[[ ENTRIES SUPPLIED open ]]

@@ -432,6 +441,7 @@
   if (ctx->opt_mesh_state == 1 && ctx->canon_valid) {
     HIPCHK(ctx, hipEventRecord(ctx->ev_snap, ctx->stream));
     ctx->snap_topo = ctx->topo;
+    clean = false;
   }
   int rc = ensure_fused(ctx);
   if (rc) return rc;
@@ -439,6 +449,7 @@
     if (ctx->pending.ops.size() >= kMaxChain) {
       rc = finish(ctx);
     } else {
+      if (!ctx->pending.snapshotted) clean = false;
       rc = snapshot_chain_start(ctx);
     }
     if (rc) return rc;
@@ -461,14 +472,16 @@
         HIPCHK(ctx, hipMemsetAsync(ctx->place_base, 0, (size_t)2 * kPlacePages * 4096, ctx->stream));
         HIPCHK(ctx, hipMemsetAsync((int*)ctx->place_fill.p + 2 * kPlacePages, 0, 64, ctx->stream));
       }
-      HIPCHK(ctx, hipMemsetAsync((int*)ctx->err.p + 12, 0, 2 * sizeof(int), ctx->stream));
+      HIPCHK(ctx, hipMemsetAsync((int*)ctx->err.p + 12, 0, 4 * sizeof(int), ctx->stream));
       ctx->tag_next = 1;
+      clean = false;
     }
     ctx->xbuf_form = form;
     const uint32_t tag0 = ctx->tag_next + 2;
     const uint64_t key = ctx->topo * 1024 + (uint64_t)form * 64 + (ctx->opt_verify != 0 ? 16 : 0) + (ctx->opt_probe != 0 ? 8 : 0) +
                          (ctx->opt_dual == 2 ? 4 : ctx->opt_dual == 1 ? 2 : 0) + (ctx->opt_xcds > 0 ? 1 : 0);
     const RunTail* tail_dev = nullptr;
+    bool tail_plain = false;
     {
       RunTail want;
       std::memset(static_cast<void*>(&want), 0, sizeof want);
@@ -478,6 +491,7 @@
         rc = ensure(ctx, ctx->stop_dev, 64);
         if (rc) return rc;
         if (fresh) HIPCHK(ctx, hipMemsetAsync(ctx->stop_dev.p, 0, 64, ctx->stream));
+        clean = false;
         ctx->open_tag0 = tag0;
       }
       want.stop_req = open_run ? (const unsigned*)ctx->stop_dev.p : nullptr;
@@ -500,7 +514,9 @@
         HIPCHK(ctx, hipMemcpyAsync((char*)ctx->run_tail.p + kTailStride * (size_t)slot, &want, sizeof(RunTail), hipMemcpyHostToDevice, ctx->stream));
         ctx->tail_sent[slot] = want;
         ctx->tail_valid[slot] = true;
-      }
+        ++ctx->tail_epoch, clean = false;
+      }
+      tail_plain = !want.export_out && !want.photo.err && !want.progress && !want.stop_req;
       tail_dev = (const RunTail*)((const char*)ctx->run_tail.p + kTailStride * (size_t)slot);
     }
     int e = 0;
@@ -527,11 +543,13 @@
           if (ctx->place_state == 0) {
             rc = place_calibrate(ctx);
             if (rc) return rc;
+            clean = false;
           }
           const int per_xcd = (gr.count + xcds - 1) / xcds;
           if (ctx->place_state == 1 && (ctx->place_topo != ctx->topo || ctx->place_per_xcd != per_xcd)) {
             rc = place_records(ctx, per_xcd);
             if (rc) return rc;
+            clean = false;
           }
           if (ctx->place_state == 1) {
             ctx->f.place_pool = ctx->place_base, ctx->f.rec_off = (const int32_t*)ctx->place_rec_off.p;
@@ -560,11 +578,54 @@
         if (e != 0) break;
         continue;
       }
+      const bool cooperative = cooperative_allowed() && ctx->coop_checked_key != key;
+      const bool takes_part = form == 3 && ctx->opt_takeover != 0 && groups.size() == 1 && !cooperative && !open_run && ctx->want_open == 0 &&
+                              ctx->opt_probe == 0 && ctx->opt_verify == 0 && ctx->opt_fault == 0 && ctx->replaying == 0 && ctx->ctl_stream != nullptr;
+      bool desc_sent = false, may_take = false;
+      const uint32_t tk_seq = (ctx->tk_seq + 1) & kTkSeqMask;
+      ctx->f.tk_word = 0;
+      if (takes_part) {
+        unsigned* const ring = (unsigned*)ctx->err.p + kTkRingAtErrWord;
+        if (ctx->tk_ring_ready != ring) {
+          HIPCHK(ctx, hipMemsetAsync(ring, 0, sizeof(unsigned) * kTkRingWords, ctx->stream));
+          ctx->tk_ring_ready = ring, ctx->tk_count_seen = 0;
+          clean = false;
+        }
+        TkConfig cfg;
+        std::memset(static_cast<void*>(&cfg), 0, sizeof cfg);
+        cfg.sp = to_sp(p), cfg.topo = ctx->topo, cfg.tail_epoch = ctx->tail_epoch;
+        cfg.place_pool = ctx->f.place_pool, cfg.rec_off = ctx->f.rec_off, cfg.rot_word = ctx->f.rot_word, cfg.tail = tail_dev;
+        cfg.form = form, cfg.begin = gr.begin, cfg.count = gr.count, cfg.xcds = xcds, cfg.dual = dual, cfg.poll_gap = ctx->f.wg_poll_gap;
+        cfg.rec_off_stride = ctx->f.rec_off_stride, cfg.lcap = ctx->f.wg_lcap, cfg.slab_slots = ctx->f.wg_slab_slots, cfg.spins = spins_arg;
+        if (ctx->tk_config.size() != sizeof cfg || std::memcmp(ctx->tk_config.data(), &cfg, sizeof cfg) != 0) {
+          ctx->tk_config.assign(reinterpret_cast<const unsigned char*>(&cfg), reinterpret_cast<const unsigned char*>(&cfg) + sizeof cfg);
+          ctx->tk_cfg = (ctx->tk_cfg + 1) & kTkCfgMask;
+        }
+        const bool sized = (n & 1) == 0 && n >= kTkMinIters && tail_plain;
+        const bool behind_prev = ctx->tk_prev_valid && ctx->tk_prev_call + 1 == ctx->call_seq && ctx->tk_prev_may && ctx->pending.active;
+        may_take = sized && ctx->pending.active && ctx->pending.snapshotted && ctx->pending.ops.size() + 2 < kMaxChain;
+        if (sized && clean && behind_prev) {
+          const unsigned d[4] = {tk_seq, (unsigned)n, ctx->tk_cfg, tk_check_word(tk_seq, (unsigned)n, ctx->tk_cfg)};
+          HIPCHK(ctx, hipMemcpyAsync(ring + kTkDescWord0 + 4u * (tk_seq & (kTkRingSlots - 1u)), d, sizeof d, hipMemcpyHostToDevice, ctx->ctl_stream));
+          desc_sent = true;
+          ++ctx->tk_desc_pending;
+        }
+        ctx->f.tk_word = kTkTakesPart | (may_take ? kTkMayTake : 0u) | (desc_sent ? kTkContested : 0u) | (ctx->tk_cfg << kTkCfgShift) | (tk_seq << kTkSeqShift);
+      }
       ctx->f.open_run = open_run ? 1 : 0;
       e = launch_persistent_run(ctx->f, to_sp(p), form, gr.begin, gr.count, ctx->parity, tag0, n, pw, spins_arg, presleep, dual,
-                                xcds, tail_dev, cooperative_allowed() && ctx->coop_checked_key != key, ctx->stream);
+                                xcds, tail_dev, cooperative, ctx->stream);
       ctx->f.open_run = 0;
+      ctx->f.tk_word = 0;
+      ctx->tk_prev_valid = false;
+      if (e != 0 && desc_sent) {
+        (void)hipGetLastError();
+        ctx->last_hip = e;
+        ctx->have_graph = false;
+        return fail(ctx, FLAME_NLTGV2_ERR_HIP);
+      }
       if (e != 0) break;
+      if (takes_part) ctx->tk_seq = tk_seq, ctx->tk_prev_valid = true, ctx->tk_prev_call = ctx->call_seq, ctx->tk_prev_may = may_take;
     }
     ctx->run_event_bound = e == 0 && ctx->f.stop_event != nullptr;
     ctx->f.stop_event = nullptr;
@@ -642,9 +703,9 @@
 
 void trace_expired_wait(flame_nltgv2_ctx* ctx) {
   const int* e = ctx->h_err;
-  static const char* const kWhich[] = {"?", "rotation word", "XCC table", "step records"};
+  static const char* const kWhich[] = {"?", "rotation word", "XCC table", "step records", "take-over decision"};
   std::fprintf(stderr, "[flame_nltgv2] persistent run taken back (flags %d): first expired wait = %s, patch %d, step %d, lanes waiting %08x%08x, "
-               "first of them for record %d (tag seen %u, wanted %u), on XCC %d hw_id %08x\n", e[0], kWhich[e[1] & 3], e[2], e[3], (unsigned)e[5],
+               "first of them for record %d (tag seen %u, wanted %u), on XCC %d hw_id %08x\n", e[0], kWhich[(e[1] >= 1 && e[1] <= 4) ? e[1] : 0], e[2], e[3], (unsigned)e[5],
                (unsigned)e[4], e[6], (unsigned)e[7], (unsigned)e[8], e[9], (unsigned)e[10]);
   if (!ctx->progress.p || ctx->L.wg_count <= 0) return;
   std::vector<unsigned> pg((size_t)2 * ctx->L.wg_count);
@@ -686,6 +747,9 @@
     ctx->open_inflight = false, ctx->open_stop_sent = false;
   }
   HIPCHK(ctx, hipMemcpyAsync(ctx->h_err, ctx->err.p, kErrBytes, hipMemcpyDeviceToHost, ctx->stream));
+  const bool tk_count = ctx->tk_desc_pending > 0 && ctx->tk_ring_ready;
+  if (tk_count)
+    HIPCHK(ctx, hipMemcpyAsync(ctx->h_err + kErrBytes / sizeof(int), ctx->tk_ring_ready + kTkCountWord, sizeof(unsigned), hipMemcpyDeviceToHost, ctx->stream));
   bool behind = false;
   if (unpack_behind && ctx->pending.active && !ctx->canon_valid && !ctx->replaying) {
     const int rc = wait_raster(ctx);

[[ ENTRIES SUPPLIED closed ]]
[[ ENTRIES SUPPLIED open ]]

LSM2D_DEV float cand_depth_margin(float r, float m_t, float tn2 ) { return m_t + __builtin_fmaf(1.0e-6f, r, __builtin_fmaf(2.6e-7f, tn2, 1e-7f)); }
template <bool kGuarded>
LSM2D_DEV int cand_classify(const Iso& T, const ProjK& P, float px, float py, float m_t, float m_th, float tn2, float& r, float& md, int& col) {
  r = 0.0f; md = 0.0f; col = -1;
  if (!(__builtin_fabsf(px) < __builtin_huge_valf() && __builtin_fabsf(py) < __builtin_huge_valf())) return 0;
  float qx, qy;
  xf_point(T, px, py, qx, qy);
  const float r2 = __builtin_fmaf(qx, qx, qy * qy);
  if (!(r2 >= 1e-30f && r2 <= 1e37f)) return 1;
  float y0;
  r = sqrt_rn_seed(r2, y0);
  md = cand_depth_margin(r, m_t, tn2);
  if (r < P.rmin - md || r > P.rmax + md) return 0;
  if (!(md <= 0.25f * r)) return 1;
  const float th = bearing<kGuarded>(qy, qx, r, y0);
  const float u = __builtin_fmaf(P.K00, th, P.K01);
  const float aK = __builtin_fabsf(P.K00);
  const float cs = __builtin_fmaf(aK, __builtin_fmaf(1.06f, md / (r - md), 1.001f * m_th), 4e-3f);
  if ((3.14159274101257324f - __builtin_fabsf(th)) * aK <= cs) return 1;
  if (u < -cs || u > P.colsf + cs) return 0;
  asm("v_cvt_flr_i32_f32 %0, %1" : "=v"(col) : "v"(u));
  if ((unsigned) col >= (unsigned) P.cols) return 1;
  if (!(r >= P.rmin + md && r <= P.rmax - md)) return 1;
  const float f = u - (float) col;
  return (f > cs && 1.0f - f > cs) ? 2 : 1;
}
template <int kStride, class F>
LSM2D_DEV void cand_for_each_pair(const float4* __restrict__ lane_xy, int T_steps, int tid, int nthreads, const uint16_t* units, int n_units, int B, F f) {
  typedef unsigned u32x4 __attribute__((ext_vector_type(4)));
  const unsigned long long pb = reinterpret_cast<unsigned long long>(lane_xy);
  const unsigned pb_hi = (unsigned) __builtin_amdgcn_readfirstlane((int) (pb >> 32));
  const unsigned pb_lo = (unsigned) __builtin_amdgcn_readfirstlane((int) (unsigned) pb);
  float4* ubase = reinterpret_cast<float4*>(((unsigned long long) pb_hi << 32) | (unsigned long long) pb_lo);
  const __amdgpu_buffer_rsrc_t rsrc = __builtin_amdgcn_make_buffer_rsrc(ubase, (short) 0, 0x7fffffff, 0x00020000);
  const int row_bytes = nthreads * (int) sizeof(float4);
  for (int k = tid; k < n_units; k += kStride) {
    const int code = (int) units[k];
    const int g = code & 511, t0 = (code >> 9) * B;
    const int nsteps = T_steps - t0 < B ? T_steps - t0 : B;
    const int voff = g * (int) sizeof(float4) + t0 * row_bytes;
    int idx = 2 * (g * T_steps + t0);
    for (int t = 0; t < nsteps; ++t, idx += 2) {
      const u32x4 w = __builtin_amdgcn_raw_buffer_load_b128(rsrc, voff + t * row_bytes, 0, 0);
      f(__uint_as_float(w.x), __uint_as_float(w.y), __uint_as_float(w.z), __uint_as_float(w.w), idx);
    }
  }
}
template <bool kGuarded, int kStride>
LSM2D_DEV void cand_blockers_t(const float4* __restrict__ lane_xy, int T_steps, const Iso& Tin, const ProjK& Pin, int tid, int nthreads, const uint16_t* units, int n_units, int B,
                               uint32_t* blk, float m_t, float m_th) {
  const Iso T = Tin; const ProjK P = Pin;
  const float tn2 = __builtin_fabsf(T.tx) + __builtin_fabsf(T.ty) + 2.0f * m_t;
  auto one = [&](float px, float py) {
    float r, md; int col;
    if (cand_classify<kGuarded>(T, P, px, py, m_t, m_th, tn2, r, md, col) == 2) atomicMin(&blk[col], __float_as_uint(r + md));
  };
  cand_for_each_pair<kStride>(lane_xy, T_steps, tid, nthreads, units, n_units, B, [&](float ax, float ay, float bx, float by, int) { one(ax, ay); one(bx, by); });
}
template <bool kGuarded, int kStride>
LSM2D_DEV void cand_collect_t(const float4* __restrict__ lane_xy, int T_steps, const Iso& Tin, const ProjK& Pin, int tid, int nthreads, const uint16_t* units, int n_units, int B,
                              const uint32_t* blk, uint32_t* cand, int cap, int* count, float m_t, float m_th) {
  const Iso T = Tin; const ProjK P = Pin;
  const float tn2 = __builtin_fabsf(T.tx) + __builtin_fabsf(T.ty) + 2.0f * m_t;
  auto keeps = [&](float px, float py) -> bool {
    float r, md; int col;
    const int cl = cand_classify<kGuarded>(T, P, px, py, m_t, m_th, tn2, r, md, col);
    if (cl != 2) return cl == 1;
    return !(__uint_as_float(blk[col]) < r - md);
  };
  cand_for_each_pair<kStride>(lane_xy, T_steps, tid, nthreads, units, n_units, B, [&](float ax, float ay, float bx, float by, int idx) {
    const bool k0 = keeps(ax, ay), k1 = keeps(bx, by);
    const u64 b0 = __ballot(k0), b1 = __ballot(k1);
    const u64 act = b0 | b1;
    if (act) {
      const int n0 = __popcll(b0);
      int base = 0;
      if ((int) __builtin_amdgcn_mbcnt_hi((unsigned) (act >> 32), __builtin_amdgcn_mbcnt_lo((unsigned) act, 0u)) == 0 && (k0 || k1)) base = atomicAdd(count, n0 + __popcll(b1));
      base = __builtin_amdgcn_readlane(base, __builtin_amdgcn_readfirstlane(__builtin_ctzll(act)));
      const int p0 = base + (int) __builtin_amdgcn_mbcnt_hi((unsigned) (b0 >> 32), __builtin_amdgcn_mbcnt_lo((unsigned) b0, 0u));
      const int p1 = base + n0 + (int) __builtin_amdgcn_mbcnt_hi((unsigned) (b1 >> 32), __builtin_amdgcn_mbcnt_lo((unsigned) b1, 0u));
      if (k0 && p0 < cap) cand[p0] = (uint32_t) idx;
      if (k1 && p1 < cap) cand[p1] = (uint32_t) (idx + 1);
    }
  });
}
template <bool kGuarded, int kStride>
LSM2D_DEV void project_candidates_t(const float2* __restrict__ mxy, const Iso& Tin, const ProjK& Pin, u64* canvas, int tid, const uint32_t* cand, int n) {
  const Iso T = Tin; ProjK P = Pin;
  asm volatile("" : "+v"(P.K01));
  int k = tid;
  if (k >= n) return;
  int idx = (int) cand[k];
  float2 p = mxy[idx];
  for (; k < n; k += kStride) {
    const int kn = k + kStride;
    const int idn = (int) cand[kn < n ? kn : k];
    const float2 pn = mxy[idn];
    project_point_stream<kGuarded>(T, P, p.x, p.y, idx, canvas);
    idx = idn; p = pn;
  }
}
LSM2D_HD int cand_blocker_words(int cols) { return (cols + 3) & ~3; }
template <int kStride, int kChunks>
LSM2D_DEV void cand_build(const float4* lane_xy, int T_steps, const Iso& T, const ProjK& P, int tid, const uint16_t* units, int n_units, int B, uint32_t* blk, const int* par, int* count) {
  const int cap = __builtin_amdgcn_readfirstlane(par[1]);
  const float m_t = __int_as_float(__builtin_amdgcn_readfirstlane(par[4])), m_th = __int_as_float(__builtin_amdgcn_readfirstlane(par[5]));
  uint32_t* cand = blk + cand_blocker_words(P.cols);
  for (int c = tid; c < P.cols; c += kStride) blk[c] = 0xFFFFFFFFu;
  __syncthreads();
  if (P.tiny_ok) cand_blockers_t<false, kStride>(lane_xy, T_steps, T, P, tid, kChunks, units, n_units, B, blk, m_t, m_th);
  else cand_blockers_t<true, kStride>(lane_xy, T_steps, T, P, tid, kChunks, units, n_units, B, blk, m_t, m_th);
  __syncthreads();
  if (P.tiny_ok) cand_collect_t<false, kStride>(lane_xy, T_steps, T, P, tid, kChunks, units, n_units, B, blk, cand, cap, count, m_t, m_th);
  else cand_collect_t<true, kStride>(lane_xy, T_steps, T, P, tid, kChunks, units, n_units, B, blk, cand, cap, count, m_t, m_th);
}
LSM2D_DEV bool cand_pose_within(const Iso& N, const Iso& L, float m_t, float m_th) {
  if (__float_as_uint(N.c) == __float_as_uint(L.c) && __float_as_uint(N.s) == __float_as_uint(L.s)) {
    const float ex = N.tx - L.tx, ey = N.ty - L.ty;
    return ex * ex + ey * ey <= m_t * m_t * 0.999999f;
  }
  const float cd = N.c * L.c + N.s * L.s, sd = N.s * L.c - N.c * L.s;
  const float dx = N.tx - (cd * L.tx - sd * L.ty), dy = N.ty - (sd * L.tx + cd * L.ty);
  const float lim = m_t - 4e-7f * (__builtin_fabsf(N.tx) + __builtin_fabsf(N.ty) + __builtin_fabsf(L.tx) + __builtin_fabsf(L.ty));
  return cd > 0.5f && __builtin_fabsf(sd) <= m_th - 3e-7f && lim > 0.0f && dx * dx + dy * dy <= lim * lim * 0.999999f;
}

[[ ENTRIES SUPPLIED closed ]]

[WORK ORDER]: Retype exactly, and only, the lines above from the one where "2 * sizeof(int), ctx->stream));" occurs up to and including the one where "const uint64_t key" occurs.

[EXERCISE RESPONSE]:
-      HIPCHK(ctx, hipMemsetAsync((int*)ctx->err.p + 12, 0, 2 * sizeof(int), ctx->stream));
+      HIPCHK(ctx, hipMemsetAsync((int*)ctx->err.p + 12, 0, 4 * sizeof(int), ctx->stream));
       ctx->tag_next = 1;
+      clean = false;
     }
     ctx->xbuf_form = form;
     const uint32_t tag0 = ctx->tag_next + 2;
     const uint64_t key = ctx->topo * 1024 + (uint64_t)form * 64 + (ctx->opt_verify != 0 ? 16 : 0) + (ctx->opt_probe != 0 ? 8 : 0) +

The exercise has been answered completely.